Senator for Kebbi South
- Incumbent
- Assumed office May 2011
- Preceded by: Abubakar Tanko Ayuba

Minister of Internal Affairs
- In office Jan 1984 – Aug 1985
- Preceded by: Iya Abubakar
- Succeeded by: John Shagaya

Personal details
- Born: 7 May 1941 (age 83)
- Political party: People's Democratic Party (PDP)
- Alma mater: Provincial Secondary School, Bida Indian Military Academy

Military service
- Allegiance: Nigeria
- Branch/service: Nigerian Army
- Rank: Major General

= Mohammed Magoro =

Nigerian politician

Mohammed Magoro (born 7 May 1941) is a retired Major General of the Nigerian army who was twice a government minister, under Generals Obasanjo and Buhari.

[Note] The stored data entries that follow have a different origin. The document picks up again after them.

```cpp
int gab_check_device(int device) {
    int n = gab_device_count();
    if (n <= 0) {
        gab_set_error("no HIP device visible (libgab_hip has no CPU fallback)");
        return GAB_ENODEV;
    }
    if (device < 0 || device >= n) {
        gab_set_error("device %d out of range (0..%d)", device, n - 1);
        return GAB_EINVAL;
    }
    hipDeviceProp_t prop;
    if (hipGetDeviceProperties(&prop, device) != hipSuccess) {
        gab_set_error("hipGetDeviceProperties(%d) failed", device);
        return GAB_EDEVICE;
    }
    if (const char *e = getenv("GAB_HIP_SCHEDULE")) {
        static std::once_flag once;
        std::call_once(once, [e] {
            (void)hipSetDeviceFlags(!strcmp(e, "spin") ? hipDeviceScheduleSpin : !strcmp(e, "yield") ? hipDeviceScheduleYield : hipDeviceScheduleBlockingSync);
        });
    }
    if (strncmp(prop.gcnArchName, "gfx950", 6) != 0) {
        gab_set_error("device %d is %s; this library is built for gfx950 only", device, prop.gcnArchName);
        return GAB_ENODEV;
    }
    return GAB_OK;
}

bool gab_tuning_live() { const char *e = getenv("GAB_TUNING_LIVE"); return e && *e && atoi(e) != 0; }
void gab_tuning_load(gab_tuning *t) {
    *t = gab_tuning();
    auto on = [](const char *name) { return getenv(name) != nullptr; };
    auto num = [](const char *name, long long unset) { const char *e = getenv(name); return e ? atoll(e) : unset; };
    t->bsw_trace = on("GAB_BSW_TRACE"); t->bsw_full_scan = on("GAB_BSW_FULL_SCAN");
    t->bpm_score64 = on("GAB_BPM_SCORE64"); t->bitpal_no_bv = on("GAB_BITPAL_NO_BV"); t->bpm_slices = (int)num("GAB_BPM_SLICES", 0);
    t->bpm_trace = on("GAB_BPM_TRACE");
    if (const char *e = getenv("GAB_WFA_TUNE")) {
        t->wfa_tuned = true;
        const int k = sscanf(e, "%d,%d,%d,%d,%d,%d,%d", &t->wfa_tune[0], &t->wfa_tune[1], &t->wfa_tune[2], &t->wfa_tune[3], &t->wfa_tune[4], &t->wfa_tune[5], &t->wfa_tune[6]);
        t->wfa_tune_fields = k > 0 ? k : 0;
    }
    t->wfa_no_static = on("GAB_WFA_NO_STATIC"); t->wfa_trace = on("GAB_WFA_TRACE");
    t->wfa_pool2 = (int)num("GAB_WFA_POOL2", -1); t->wfa_slots = (int)num("GAB_WFA_SLOTS", -1);
    if (const char *e = getenv("GAB_CHAIN_HELPERS")) { t->chain_helpers_set = true; t->chain_helpers = atoi(e); }
    { const char *e = getenv("GAB_CHAIN_KERNEL"); t->chain_walk = e && !strcmp(e, "walk"); }
    t->chain_trace = on("GAB_CHAIN_TRACE"); t->chain_feed_giveup = on("GAB_CHAIN_FEED_GIVEUP"); t->chain_fed_serial = on("GAB_CHAIN_FED_SERIAL");
    t->chain_no_overlap = on("GAB_CHAIN_NO_OVERLAP"); t->chain_no_feed = on("GAB_CHAIN_NO_FEED");
    if (const char *e = getenv("GAB_CHAIN_TAB")) t->chain_tab = atoi(e) != 0;
    t->chain_tab_min = num("GAB_CHAIN_TAB_MIN", -1); t->chain_fast_min = num("GAB_CHAIN_FAST_MIN", -1); t->chain_fast_calls = num("GAB_CHAIN_FAST_CALLS", -1);
    t->chain_feed_min = num("GAB_CHAIN_FEED_MIN", -1); t->chain_tab_mb = num("GAB_CHAIN_TAB_MB", -1);
    if (const char *e = getenv("GAB_CHAIN_GATHER_MASK")) { strncpy(t->chain_gather_mask, e, sizeof t->chain_gather_mask - 1); t->chain_gather_mask[sizeof t->chain_gather_mask - 1] = 0; }
    t->chain_gather_blocks = (int)num("GAB_CHAIN_GATHER_BLOCKS", 0);
    t->fmi_lds_entries = (int)num("GAB_FMI_LDS_ENTRIES", 0); t->fmi_waves = (int)num("GAB_FMI_WAVES", 0); t->fmi_wide = (int)num("GAB_FMI_WIDE", 1);
    t->fmi_wide_cap = (int)num("GAB_FMI_WIDE_CAP", 0); t->fmi_kmer_depth = (int)num("GAB_FMI_KMER_DEPTH", -1);
    t->fmi_wide_lists = num("GAB_FMI_WIDE_LISTS", 0) != 0; t->fmi_debug = on("GAB_FMI_DEBUG");
    t->fmi_batch = num("GAB_FMI_BATCH", 0); t->fmi_scratch_mb = num("GAB_FMI_SCRATCH_MB", 0);
    t->kmer_part_floor = num("GAB_KMER_PART_FLOOR", 0) != 0;
    t->abea_trace_bytes = num("GAB_ABEA_TRACE_BYTES", 0);
}

extern "C" int gab_device_alloc(int device, size_t bytes, void **out) {
    if (!out) { gab_set_error("gab_device_alloc: NULL argument"); return GAB_EINVAL; }
    *out = nullptr;
    int rc = gab_check_device(device);
    if (rc) return rc;
    gab_device_guard g(device);
    GAB_HIP(hipMalloc(out, bytes ? bytes : 1));
    return GAB_OK;
}
extern "C" void gab_device_free(int device, void *p) {
    if (!p) return;
    gab_device_guard g(device);
    (void)hipFree(p);
}
extern "C" int gab_device_copy_to_host(int device, void *dst, const void *d_src, size_t bytes) {
    if (bytes == 0) return GAB_OK;
    if (!dst || !d_src) { gab_set_error("gab_device_copy_to_host: NULL argument"); return GAB_EINVAL; }
    gab_device_guard g(device);
    GAB_HIP(gab_memcpy_async(dst, d_src, bytes, hipMemcpyDeviceToHost, nullptr));
    GAB_HIP(hipStreamSynchronize(nullptr));
    return GAB_OK;
}

static std::mutex g_host_mu;
static std::unordered_set<void *> &gab_host_blocks() { static std::unordered_set<void *> s; return s; }
extern "C" int gab_host_alloc(size_t bytes, void **out) {
    if (!out) { gab_set_error("gab_host_alloc: NULL argument"); return GAB_EINVAL; }
// ... 123 lines not shown
```

### genarchbench_amd/csrc/gab_internal.h

```cpp
#pragma once
#include <hip/hip_runtime.h>
#include <stdint.h>
#include <stdarg.h>
#include <stdio.h>
#include <stddef.h>
#include <time.h>
#include <mutex>
#include "../../include/gab.h"

void gab_set_error(const char *fmt, ...);

#define GAB_HIP(call)                                                                    \
    do {                                                                                 \
        hipError_t e_ = (call);                                                          \
        if (e_ != hipSuccess) {                                                          \
            gab_set_error("%s:%d: %s -> %s", __FILE__, __LINE__, #call,                  \
                          hipGetErrorString(e_));                                        \
            return e_ == hipErrorOutOfMemory ? GAB_ENOMEM : GAB_EDEVICE;                 \
        }                                                                                \
    } while (0)

#define GAB_CHECK(cond, ...)                                                             \
    do {                                                                                 \
        if (!(cond)) {                                                                   \
// ... 4 lines not shown

struct gab_devbuf {
    void *p = nullptr;
    size_t cap = 0;
    int reserve(size_t bytes) {
        if (bytes <= cap) return GAB_OK;
        if (p) (void)hipFree(p);
        p = nullptr; cap = 0;
        size_t want = bytes + bytes / 8 + 256;
        hipError_t e = hipMalloc(&p, want);
        if (e != hipSuccess) {
            gab_set_error("hipMalloc(%zu) failed: %s", want, hipGetErrorString(e));
            p = nullptr;
            return GAB_ENOMEM;
        }
        cap = want;
        return GAB_OK;
    }
    void release() { if (p) (void)hipFree(p); p = nullptr; cap = 0; }
    template <typename T> T *as() const { return reinterpret_cast<T *>(p); }
};

struct gab_device_guard {
    int prev = -1; bool changed = false;
    explicit gab_device_guard(int dev) {
        if (hipGetDevice(&prev) == hipSuccess && prev != dev) { changed = (hipSetDevice(dev) == hipSuccess); }
    }
    ~gab_device_guard() { if (changed) (void)hipSetDevice(prev); }
};

struct gab_host_stream {
    hipStream_t s = nullptr;
    int get(hipStream_t *out) {
        if (!s && hipStreamCreateWithFlags(&s, hipStreamNonBlocking) != hipSuccess) {
            s = nullptr; gab_set_error("hipStreamCreateWithFlags failed: %s", hipGetErrorString(hipGetLastError()));
            return GAB_EDEVICE;
        }
        *out = s;
        return GAB_OK;
    }
    void release() { if (s) (void)hipStreamDestroy(s); s = nullptr; }
};

std::mutex &gab_h2d_mutex(int device);
int gab_warm_copy_engines(hipStream_t s, void *dev, size_t dev_bytes);
int gab_check_device(int device);
bool gab_is_pinned(const void *p);

static inline int64_t gab_ceil_div(int64_t a, int64_t b) { return (a + b - 1) / b; }
static inline double gab_now_ms() { timespec ts; clock_gettime(CLOCK_MONOTONIC, &ts); return ts.tv_sec * 1e3 + ts.tv_nsec * 1e-6; }

struct gab_tuning {
    bool bsw_trace = false, bsw_full_scan = false;
    bool bpm_score64 = false, bitpal_no_bv = false, bpm_trace = false;
    int bpm_slices = 0;
    bool wfa_tuned = false, wfa_no_static = false, wfa_trace = false;
    int wfa_tune[7] = {0, 0, 0, 0, 0, 0, 0};
    int wfa_tune_fields = 0;
    int wfa_pool2 = -1, wfa_slots = -1;
    int chain_helpers = 0;
    bool chain_helpers_set = false, chain_walk = false, chain_trace = false, chain_feed_giveup = false, chain_fed_serial = false;
    bool chain_no_overlap = false, chain_no_feed = false;
    int chain_tab = -1;
    long long chain_tab_min = -1, chain_fast_min = -1, chain_fast_calls = -1, chain_feed_min = -1, chain_tab_mb = -1;
    char chain_gather_mask[32] = "";
    int chain_gather_blocks = 0;
    int fmi_lds_entries = 0, fmi_waves = 0, fmi_wide = 1, fmi_wide_cap = 0, fmi_kmer_depth = -1;
    bool fmi_wide_lists = false, fmi_debug = false;
    long long fmi_batch = 0, fmi_scratch_mb = 0;
    bool kmer_part_floor = false;
    long long abea_trace_bytes = 0;
};
void gab_tuning_load(gab_tuning *t);
bool gab_tuning_live();
inline void gab_tuning_refresh(gab_tuning *t) { if (gab_tuning_live()) gab_tuning_load(t); }
inline gab_tuning gab_tuning_loaded() { gab_tuning t; gab_tuning_load(&t); return t; }

#define GAB_CHECK_ATOMIC64(off) GAB_CHECK((((size_t)(off)) & 7) == 0, "internal error: a 64-bit atomic at offset %zu of a scratch layout (not a multiple of 8)", (size_t)(off))
#define GAB_STATIC_ATOMIC64(type, member) static_assert(offsetof(type, member) % 8 == 0 && alignof(type) >= 8, "64-bit atomics need 8-byte alignment: " #type "::" #member)

__device__ __forceinline__ uint32_t gab_wave_slot(uint32_t *counter, bool active) {
    const unsigned long long m = __ballot(active);
    if (!m) return 0;
    const int lane = (int)(threadIdx.x & 63u);
    const int leader = __builtin_ctzll(m);
    uint32_t base = 0;
    if (lane == leader) base = atomicAdd(counter, (uint32_t)__popcll(m));
    base = __shfl(base, leader);
    return base + (uint32_t)__popcll(m & ((1ull << lane) - 1ull));
}

hipError_t gab_memcpy_async(void *dst, const void *src, size_t bytes, hipMemcpyKind kind, hipStream_t s);
hipError_t gab_memcpy(void *dst, const void *src, size_t bytes, hipMemcpyKind kind);
#ifndef GAB_NO_COPY_MACROS
#define hipMemcpyAsync gab_memcpy_async
#define hipMemcpy gab_memcpy
#endif
```

Baseline: 400.1 M alignments/s.

## Slice BSW input and overlap second slice's sort with first slice's DP

```diff
diff --git a/genarchbench_amd/csrc/bsw.hip b/genarchbench_amd/csrc/bsw.hip
--- a/genarchbench_amd/csrc/bsw.hip
+++ b/genarchbench_amd/csrc/bsw.hip
@@ -13,6 +13,11 @@
 constexpr int kNumKeys = kQBuckets * kTBuckets;
 constexpr int kClassStep = 16;
 constexpr int kNumClasses = kQBuckets / kClassStep;
+constexpr int kSlices = 2;
+constexpr int64_t kSlice0 = 1 << 20;
+constexpr int64_t kSliceMin = 1 << 22;
+constexpr int kSortGridBeside = 256;
+static_assert(kSliceMin >= (1 << 21) && kSlice0 < kSliceMin && kSlice0 >= 64 * 8192, "slice 0 has to fill the chip with its class launches, and calls below 2^21 pairs stay unsliced");
 
 struct BswConst {
     int32_t o_del, e_del, o_ins, e_ins, zdrop, end_bonus, w, max_sc;
@@ -46,13 +51,13 @@
 __device__ __forceinline__ int bsw_hslot(int key) { return (int)(((uint32_t)key * 4099u) & (uint32_t)(kNumKeys - 1)); }
 static_assert((kNumKeys & (kNumKeys - 1)) == 0, "bsw_hslot needs a power-of-two key space");
 
-__global__ __launch_bounds__(256) void bsw_hist(BswIO io, uint32_t *hist, uint32_t *rank, BswStats *st) {
+__global__ __launch_bounds__(256) void bsw_hist(BswIO io, int64_t lo, int64_t hi, uint32_t *hist, uint32_t *rank, BswStats *st) {
     __shared__ int cls_h0[kNumClasses];
     if (threadIdx.x < kNumClasses) cls_h0[threadIdx.x] = 0;
     __syncthreads();
-    int64_t i = (int64_t)blockIdx.x * blockDim.x + threadIdx.x;
+    int64_t i = lo + (int64_t)blockIdx.x * blockDim.x + threadIdx.x;
     int64_t stride = (int64_t)gridDim.x * blockDim.x;
-    for (; i < io.n; i += stride) {
+    for (; i < hi; i += stride) {
         int ql = io.len2[i], tl = io.len1[i], h = io.h0[i];
         int64_t ro = io.ref_off[i], qo = io.qry_off[i];
         bool ok = ql >= 1 && ql <= GAB_BSW_MAX_QLEN && tl >= 1 && tl <= GAB_BSW_MAX_TLEN && h >= 0 &&
@@ -105,11 +110,11 @@
 
 struct __attribute__((aligned(32))) BswRec { int64_t ref_off, qry_off; int32_t len1, len2, h0; uint32_t id; };
 
-__global__ __launch_bounds__(256) void bsw_scatter(BswIO io, const uint32_t *__restrict__ start, const uint32_t *__restrict__ rank,
-                                                   BswRec *recs) {
-    int64_t i = (int64_t)blockIdx.x * blockDim.x + threadIdx.x;
+__global__ __launch_bounds__(256) void bsw_scatter(BswIO io, int64_t lo, int64_t hi, const uint32_t *__restrict__ start,
+                                                   const uint32_t *__restrict__ rank, BswRec *recs) {
+    int64_t i = lo + (int64_t)blockIdx.x * blockDim.x + threadIdx.x;
     int64_t stride = (int64_t)gridDim.x * blockDim.x;
-    for (; i < io.n; i += stride) {
+    for (; i < hi; i += stride) {
         int ql = io.len2[i], tl = io.len1[i];
         if (rank[i] == ~0u) continue;
         BswRec r;
@@ -728,10 +733,13 @@
     static constexpr int kAux = 1;
     hipStream_t aux[kAux] = {nullptr};
     hipEvent_t fork = nullptr, join[kAux] = {nullptr};
+    hipStream_t sort = nullptr;
+    hipEvent_t sort_fork = nullptr, sort_join = nullptr;
     bool have_stats = false;
-    uint32_t *h_qstart = nullptr;
-    BswStats *h_stats = nullptr;
-    int64_t last_cells = 0;
+    int stat_slices = 1;
+    uint32_t *h_qstart[kSlices] = {nullptr};
+    BswStats *h_stats[kSlices] = {nullptr};
+    BswStats *h_init = nullptr;
     bool out_of_order = false;
 };
 
@@ -777,10 +785,14 @@
         if (hipFuncSetAttribute((const void *)bsw_dp8_kernel(k & 4, k & 2, k & 1), hipFuncAttributeMaxDynamicSharedMemorySize, 160 * 1024 - 64) != hipSuccess) {
             gab_set_error("hipFuncSetAttribute(MaxDynamicSharedMemorySize) failed"); delete h; return GAB_EDEVICE;
         }
-    if (hipHostMalloc((void **)&h->h_qstart, sizeof(uint32_t) * (kQBuckets + 1)) != hipSuccess ||
-        hipHostMalloc((void **)&h->h_stats, sizeof(BswStats)) != hipSuccess) {
-        gab_set_error("hipHostMalloc failed"); delete h; return GAB_ENOMEM;
-    }
+    if (hipHostMalloc((void **)&h->h_qstart[0], sizeof(uint32_t) * (kQBuckets + 1) * kSlices) != hipSuccess ||
+        hipHostMalloc((void **)&h->h_stats[0], sizeof(BswStats) * (kSlices + 1)) != hipSuccess) {
+        gab_set_error("hipHostMalloc failed"); gab_bsw_destroy(h); return GAB_ENOMEM;
+    }
+    for (int k = 1; k < kSlices; k++) { h->h_qstart[k] = h->h_qstart[0] + (size_t)k * (kQBuckets + 1); h->h_stats[k] = h->h_stats[0] + k; }
+    h->h_init = h->h_stats[0] + kSlices;
+    memset(h->h_init, 0, sizeof(BswStats));
+    h->h_init->first_bad = 0x7fffffff;
     *out = h;
     return GAB_OK;
 }
@@ -795,10 +807,28 @@
         if (h->join[k]) (void)hipEventDestroy(h->join[k]);
         if (h->aux[k]) (void)hipStreamDestroy(h->aux[k]);
     }
-    if (h->h_qstart) (void)hipHostFree(h->h_qstart);
-    if (h->h_stats) (void)hipHostFree(h->h_stats);
+    if (h->sort_fork) (void)hipEventDestroy(h->sort_fork);
+    if (h->sort_join) (void)hipEventDestroy(h->sort_join);
+    if (h->sort) (void)hipStreamDestroy(h->sort);
+    if (h->h_qstart[0]) (void)hipHostFree(h->h_qstart[0]);
+    if (h->h_stats[0]) (void)hipHostFree(h->h_stats[0]);
     delete h;
 }
+
+struct BswLayout {
+    size_t o_start, o_qstart, o_sums, o_stats, blk;
+    size_t o_recs, o_rank, total;
+    explicit BswLayout(size_t n) {
+        o_start = sizeof(uint32_t) * kNumKeys;
+        o_qstart = o_start + sizeof(uint32_t) * (kNumKeys + 1);
+        o_sums = o_qstart + sizeof(uint32_t) * (kQBuckets + 1);
+        o_stats = (o_sums + sizeof(uint32_t) * kScanBlocks + 15) & ~(size_t)15;
+        blk = (o_stats + sizeof(BswStats) + 255) & ~(size_t)255;
+        o_recs = blk * kSlices;
+        o_rank = o_recs + ((sizeof(BswRec) * n + 255) & ~(size_t)255);
+        total = o_rank + sizeof(uint32_t) * n;
+    }
+};
 
 static int bsw_run_device_impl(gab_bsw *h, const uint8_t *ref, int64_t ref_bytes, const int64_t *ref_off,
                                const uint8_t *qry, int64_t qry_bytes, const int64_t *qry_off,
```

In the April 2011 elections he was elected Senator for the Kebbi South constituency of Kebbi State, Nigeria.

==Early career==
Magoro was born in Kebbi State, a member of the Zuru ethnic minority.

He was a graduate of Bida Provincial School, a classmate of Mamman Jiya Vatsa and Ibrahim Babangida. He joined the Nigerian Army on 10 December 1962 alongside Ibrahim Babangida and Sani Abacha, when he enrolled at the Nigeria Military Training College.

==Military regime==
Magoro was appointed Federal Commissioner of Transport during the Military administration of General Olusegun Obasanjo in 1978.
He became Minister for Internal Affairs under Major General Muhammadu Buhari, the military ruler from January 1984 to August 1985.

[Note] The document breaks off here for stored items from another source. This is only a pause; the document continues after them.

int obb_set_option(obb_ctx *ctx, const char *key, int64_t value) {
    OBB_REQUIRE(ctx, ctx && key, "obb_set_option: bad arguments");
    std::string k(key);
    if (k == "precision") {
        OBB_REQUIRE(ctx, value == 16 || value == 1016 || value == 32, "obb_set_option: precision must be 16 (fp16), 1016 (bf16) or 32 (fp32)");
        ctx->opt_f16 = (value != 1016);
        ctx->opt_f32 = (value == 32);
        return OBB_OK;
    }
    {
        struct { const char *key; bool *flag; } sw[] = {
            {"tail", &ctx->opt.tail}, {"tail16", &ctx->opt.tail16}, {"bneck", &ctx->opt.bneck}, {"bneck_cv2", &ctx->opt.bneck_cv2},
            {"c3kimg", &ctx->opt.c3kimg}, {"dwpw", &ctx->opt.dwpw}, {"upfold", &ctx->opt.upfold}, {"stem", &ctx->opt.stem}, {"front", &ctx->opt.front}, {"pair", &ctx->opt.pair},
            {"hmerge", &ctx->opt.hmerge}, {"sppf_fuse", &ctx->opt.sppf_fuse}, {"attn_mfma", &ctx->opt.attn_mfma}, {"xtile", &ctx->opt.xtile}, {"nitile", &ctx->opt.nitile}, {"nc2", &ctx->opt.nc2}, {"blk32", &ctx->opt.blk32}, {"c3k2f", &ctx->opt.c3k2f}, {"pw32", &ctx->opt.pw32}, {"graph", &ctx->opt.graph}};
        for (auto &e : sw)
            if (k == e.key) { *e.flag = value != 0; return OBB_OK; }
        if (k == "fuse") return OBB_OK;
        if (k == "fwd_split") { OBB_REQUIRE(ctx, value >= 0 && value <= 4, "obb_set_option: fwd_split must be 0 (auto) .. 4"); ctx->opt.fwd_split = (int)value; return OBB_OK; }
        if (k == "microbatch") { OBB_REQUIRE(ctx, value >= 1 && value <= 1024, "obb_set_option: microbatch must be 1..1024"); ctx->opt.microbatch = (int)value; return OBB_OK; }
    }
    if (k == "model_slot") {
        OBB_REQUIRE(ctx, value >= 0 && value < 64, "obb_set_option: model_slot must be in [0, 64)");
        if ((int)value != ctx->slot) {
            ctx->slots[ctx->slot] = ctx->model;
            ctx->model = ctx->slots[(int)value];
            ctx->slot = (int)value;
        }
        return OBB_OK;
    }
    return set_error(ctx, OBB_ERR_INVALID, "obb_set_option: unknown key '%s'", key);
}

int obb_model_info(const obb_ctx *cctx, int32_t h, int32_t w, int32_t *nc, int32_t *ch, int32_t *anchors, int32_t *nconv) {
    obb_ctx *ctx = const_cast<obb_ctx *>(cctx);
    OBB_REQUIRE(ctx, ctx, "obb_model_info: NULL context");
    if (!ctx->model) return set_error(ctx, OBB_ERR_STATE, "no model loaded");
    if (nc) *nc = ctx->model->nc;
    if (ch) *ch = ctx->model->ch;
    if (nconv) *nconv = (int32_t)ctx->model->nrec_blob;
    if (anchors) {
        OBB_REQUIRE(ctx, h > 0 && w > 0 && h % 32 == 0 && w % 32 == 0, "obb_model_info: h, w must be multiples of 32");
        *anchors = (h / 8) * (w / 8) + (h / 16) * (w / 16) + (h / 32) * (w / 32);
    }
    return OBB_OK;
}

He was also a member of the Supreme Military Council.

As Minister for Internal Affairs, in May 1985 he oversaw the exodus of close to a million foreign nationals from Nigeria.
Half had come from Ghana, and the rest from other West African countries where they were escaping from drought and starvation.

Magoro was not retained as minister under Ibrahim Babangida's new regime which took power in August 1985, but was appointed head of the Nigerian National Shipping Line, the Nigerian Railways and Nigerian Ports Authority.

After his retirement in 1995 he took to public service and thereafter became the Chairman of Ocean and Oil Services Ltd.

==Fourth republic==
Magoro became Chairman of the Oando group in 2000, a petroleum marketing company created through privatization of Unipetrol Nigeria Plc., in which Ocean and Oil Services bought a major share.

In November 2001 Magoro was an influential member of the Board of Trustees of the People's Democratic Party (PDP).

In the run up to the April 2007 elections for Kebbi State governor, Magoro was at first declared the PDP candidate but later was replaced by Alhaji Saidu Dakingari. When Dakingari went on to be elected, the rival parties disputed the validity of the election on the basis that he had been filed as a candidate on 5 February 2007 but had not formally joined the party until 10 February 2007.

==Senatorial career==
In the January 2011 PDP primary election in Zuru for Senatorial candidate for Kebbi South, Magoro defeated the incumbent, Senator Tanko Ayuba.
Mogoro won the election on 9 April 2011 with 125,940. The runner-up was Abubakar S. Yelwa of the Congress for Progressive Change (CPC), who won 94,147 votes.